* Task statement
Below are some records; find each line that carries the word "rounds" and copy it.

==== Input material ====

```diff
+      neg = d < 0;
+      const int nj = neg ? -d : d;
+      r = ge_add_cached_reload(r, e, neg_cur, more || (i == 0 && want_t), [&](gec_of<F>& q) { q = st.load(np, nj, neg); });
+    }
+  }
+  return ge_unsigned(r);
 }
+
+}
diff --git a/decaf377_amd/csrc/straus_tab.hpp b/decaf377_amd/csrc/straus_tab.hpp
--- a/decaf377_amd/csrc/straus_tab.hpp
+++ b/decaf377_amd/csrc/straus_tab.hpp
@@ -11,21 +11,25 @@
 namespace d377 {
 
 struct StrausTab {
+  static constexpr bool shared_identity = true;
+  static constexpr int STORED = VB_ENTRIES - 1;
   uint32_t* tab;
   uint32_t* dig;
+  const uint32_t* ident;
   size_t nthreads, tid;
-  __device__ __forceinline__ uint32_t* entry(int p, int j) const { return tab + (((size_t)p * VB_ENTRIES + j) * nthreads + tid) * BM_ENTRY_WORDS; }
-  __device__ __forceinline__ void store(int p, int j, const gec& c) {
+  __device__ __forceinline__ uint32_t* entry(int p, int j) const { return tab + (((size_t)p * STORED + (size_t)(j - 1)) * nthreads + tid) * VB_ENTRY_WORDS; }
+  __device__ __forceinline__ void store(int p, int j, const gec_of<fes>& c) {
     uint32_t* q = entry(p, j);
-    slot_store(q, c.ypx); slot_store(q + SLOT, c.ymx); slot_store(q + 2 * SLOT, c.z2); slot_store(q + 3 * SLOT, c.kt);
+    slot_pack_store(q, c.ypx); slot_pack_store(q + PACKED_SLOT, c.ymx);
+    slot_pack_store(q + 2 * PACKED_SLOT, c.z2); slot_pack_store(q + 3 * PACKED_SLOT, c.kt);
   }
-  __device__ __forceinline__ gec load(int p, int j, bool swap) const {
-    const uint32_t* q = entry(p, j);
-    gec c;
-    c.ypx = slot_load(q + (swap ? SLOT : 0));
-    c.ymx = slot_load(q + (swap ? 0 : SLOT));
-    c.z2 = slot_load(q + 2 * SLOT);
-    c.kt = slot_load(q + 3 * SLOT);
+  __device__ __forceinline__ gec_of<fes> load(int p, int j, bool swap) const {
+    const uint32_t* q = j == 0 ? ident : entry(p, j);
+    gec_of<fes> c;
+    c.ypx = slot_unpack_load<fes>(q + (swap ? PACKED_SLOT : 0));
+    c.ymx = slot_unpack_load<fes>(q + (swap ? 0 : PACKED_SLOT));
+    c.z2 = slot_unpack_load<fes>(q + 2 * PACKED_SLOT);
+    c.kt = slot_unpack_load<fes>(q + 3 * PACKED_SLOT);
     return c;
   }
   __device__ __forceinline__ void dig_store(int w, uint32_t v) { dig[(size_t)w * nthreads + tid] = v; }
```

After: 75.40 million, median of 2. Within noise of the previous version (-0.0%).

====
==== Input material ====

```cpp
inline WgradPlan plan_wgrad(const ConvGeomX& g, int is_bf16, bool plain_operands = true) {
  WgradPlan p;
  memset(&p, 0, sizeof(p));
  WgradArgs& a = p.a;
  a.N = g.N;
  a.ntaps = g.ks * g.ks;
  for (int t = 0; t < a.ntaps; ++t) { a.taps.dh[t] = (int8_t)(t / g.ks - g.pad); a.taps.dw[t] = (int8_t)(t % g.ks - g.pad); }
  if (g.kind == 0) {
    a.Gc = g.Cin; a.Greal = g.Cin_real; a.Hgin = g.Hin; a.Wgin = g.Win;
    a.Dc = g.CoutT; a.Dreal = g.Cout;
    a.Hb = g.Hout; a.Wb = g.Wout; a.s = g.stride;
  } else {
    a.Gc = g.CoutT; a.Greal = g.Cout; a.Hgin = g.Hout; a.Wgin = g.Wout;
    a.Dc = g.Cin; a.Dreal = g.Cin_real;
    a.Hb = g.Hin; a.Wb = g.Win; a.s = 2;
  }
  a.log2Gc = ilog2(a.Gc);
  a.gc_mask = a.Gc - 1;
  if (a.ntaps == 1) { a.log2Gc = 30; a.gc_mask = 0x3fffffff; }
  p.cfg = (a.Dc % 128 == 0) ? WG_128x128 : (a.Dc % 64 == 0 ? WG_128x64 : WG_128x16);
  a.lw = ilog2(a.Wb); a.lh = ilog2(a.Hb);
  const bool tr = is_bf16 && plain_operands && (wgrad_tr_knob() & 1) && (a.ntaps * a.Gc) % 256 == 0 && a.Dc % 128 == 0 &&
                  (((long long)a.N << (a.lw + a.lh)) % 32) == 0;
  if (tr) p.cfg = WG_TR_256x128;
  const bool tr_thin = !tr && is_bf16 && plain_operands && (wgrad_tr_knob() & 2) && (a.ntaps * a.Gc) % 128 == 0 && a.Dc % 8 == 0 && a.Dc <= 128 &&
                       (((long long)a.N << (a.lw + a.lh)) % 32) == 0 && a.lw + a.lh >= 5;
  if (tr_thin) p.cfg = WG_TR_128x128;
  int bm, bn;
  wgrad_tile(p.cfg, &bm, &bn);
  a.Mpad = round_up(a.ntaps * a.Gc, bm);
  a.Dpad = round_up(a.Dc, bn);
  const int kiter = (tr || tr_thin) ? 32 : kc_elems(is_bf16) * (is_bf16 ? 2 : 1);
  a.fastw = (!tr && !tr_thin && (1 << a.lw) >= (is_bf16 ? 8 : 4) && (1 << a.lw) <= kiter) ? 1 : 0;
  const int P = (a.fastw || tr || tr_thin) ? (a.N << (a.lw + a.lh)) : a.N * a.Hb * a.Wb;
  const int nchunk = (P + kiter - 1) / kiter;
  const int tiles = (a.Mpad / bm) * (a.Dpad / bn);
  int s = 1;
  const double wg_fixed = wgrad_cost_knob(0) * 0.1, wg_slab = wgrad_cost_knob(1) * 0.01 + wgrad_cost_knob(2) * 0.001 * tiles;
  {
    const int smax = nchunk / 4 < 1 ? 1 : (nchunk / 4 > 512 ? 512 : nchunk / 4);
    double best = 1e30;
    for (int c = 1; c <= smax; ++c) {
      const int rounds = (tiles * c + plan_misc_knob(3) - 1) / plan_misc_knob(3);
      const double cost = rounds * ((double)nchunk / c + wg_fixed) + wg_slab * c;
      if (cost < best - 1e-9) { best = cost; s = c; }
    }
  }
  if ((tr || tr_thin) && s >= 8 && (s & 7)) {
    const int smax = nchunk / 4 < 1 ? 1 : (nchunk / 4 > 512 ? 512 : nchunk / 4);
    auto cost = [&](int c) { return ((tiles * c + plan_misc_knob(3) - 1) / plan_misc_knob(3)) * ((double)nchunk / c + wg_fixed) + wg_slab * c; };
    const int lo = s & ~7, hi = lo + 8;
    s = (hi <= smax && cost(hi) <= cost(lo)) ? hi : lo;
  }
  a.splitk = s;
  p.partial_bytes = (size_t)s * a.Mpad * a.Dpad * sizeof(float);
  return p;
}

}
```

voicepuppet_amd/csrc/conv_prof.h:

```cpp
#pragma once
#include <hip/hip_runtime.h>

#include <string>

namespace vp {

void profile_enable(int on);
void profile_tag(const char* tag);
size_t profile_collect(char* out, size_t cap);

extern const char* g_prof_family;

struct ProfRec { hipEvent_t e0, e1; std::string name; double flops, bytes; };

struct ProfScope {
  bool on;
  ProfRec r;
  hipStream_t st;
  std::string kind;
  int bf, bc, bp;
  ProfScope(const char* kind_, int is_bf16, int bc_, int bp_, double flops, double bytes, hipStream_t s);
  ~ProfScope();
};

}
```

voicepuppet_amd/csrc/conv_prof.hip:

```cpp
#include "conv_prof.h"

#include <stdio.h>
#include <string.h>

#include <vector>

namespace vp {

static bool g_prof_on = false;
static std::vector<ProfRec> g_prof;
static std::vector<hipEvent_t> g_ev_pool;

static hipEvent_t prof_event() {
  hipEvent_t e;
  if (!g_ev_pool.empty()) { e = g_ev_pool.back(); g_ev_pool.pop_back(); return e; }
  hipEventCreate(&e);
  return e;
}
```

====
==== Input material ====

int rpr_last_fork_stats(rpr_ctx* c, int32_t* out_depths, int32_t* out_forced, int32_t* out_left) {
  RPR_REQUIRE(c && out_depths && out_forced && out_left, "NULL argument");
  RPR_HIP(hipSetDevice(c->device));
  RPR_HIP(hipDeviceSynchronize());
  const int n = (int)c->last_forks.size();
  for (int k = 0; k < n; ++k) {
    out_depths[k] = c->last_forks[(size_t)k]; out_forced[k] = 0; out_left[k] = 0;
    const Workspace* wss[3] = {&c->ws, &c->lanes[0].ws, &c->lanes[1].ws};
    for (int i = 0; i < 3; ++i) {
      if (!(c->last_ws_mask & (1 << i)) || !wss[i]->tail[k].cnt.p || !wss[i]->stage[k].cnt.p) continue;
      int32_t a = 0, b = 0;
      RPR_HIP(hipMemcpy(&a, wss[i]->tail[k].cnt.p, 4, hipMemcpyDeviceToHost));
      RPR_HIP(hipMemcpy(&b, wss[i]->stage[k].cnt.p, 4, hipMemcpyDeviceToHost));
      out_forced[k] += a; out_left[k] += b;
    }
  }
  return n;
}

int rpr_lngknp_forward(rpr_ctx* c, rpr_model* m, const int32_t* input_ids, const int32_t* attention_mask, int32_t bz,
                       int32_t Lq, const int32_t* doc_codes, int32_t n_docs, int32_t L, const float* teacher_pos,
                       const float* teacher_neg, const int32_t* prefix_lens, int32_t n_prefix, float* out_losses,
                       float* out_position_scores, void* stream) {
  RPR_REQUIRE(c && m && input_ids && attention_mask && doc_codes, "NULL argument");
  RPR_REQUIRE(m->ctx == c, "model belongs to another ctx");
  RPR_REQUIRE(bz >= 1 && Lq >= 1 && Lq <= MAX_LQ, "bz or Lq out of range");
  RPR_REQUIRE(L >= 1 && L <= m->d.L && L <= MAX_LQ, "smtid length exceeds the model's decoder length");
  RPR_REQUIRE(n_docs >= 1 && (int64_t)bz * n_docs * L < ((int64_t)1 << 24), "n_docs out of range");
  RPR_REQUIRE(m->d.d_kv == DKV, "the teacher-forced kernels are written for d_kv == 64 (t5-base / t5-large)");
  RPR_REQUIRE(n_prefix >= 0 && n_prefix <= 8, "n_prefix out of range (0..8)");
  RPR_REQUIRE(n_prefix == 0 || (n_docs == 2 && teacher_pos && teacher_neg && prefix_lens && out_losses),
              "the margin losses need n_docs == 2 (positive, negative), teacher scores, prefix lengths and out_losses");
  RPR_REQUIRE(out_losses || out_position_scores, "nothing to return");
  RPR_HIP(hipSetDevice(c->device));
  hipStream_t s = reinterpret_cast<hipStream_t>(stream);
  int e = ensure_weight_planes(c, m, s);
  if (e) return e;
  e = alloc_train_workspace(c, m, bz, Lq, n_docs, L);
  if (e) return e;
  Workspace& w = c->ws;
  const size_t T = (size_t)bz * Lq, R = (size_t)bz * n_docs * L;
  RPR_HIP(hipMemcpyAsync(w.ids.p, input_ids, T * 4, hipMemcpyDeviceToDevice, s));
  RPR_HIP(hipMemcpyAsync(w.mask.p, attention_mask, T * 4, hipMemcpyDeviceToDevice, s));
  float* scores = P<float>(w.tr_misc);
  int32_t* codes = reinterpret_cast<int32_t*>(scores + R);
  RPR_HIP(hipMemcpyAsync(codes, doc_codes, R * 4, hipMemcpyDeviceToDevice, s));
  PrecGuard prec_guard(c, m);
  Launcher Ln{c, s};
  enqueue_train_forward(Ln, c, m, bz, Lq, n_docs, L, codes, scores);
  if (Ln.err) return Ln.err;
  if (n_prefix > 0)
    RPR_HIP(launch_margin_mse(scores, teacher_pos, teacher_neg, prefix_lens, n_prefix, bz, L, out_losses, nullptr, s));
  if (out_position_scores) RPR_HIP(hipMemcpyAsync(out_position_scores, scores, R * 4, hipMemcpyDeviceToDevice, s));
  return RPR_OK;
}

====

* Exercise answer
      const int rounds = (tiles * c + plan_misc_knob(3) - 1) / plan_misc_knob(3);
      const double cost = rounds * ((double)nchunk / c + wg_fixed) + wg_slab * c;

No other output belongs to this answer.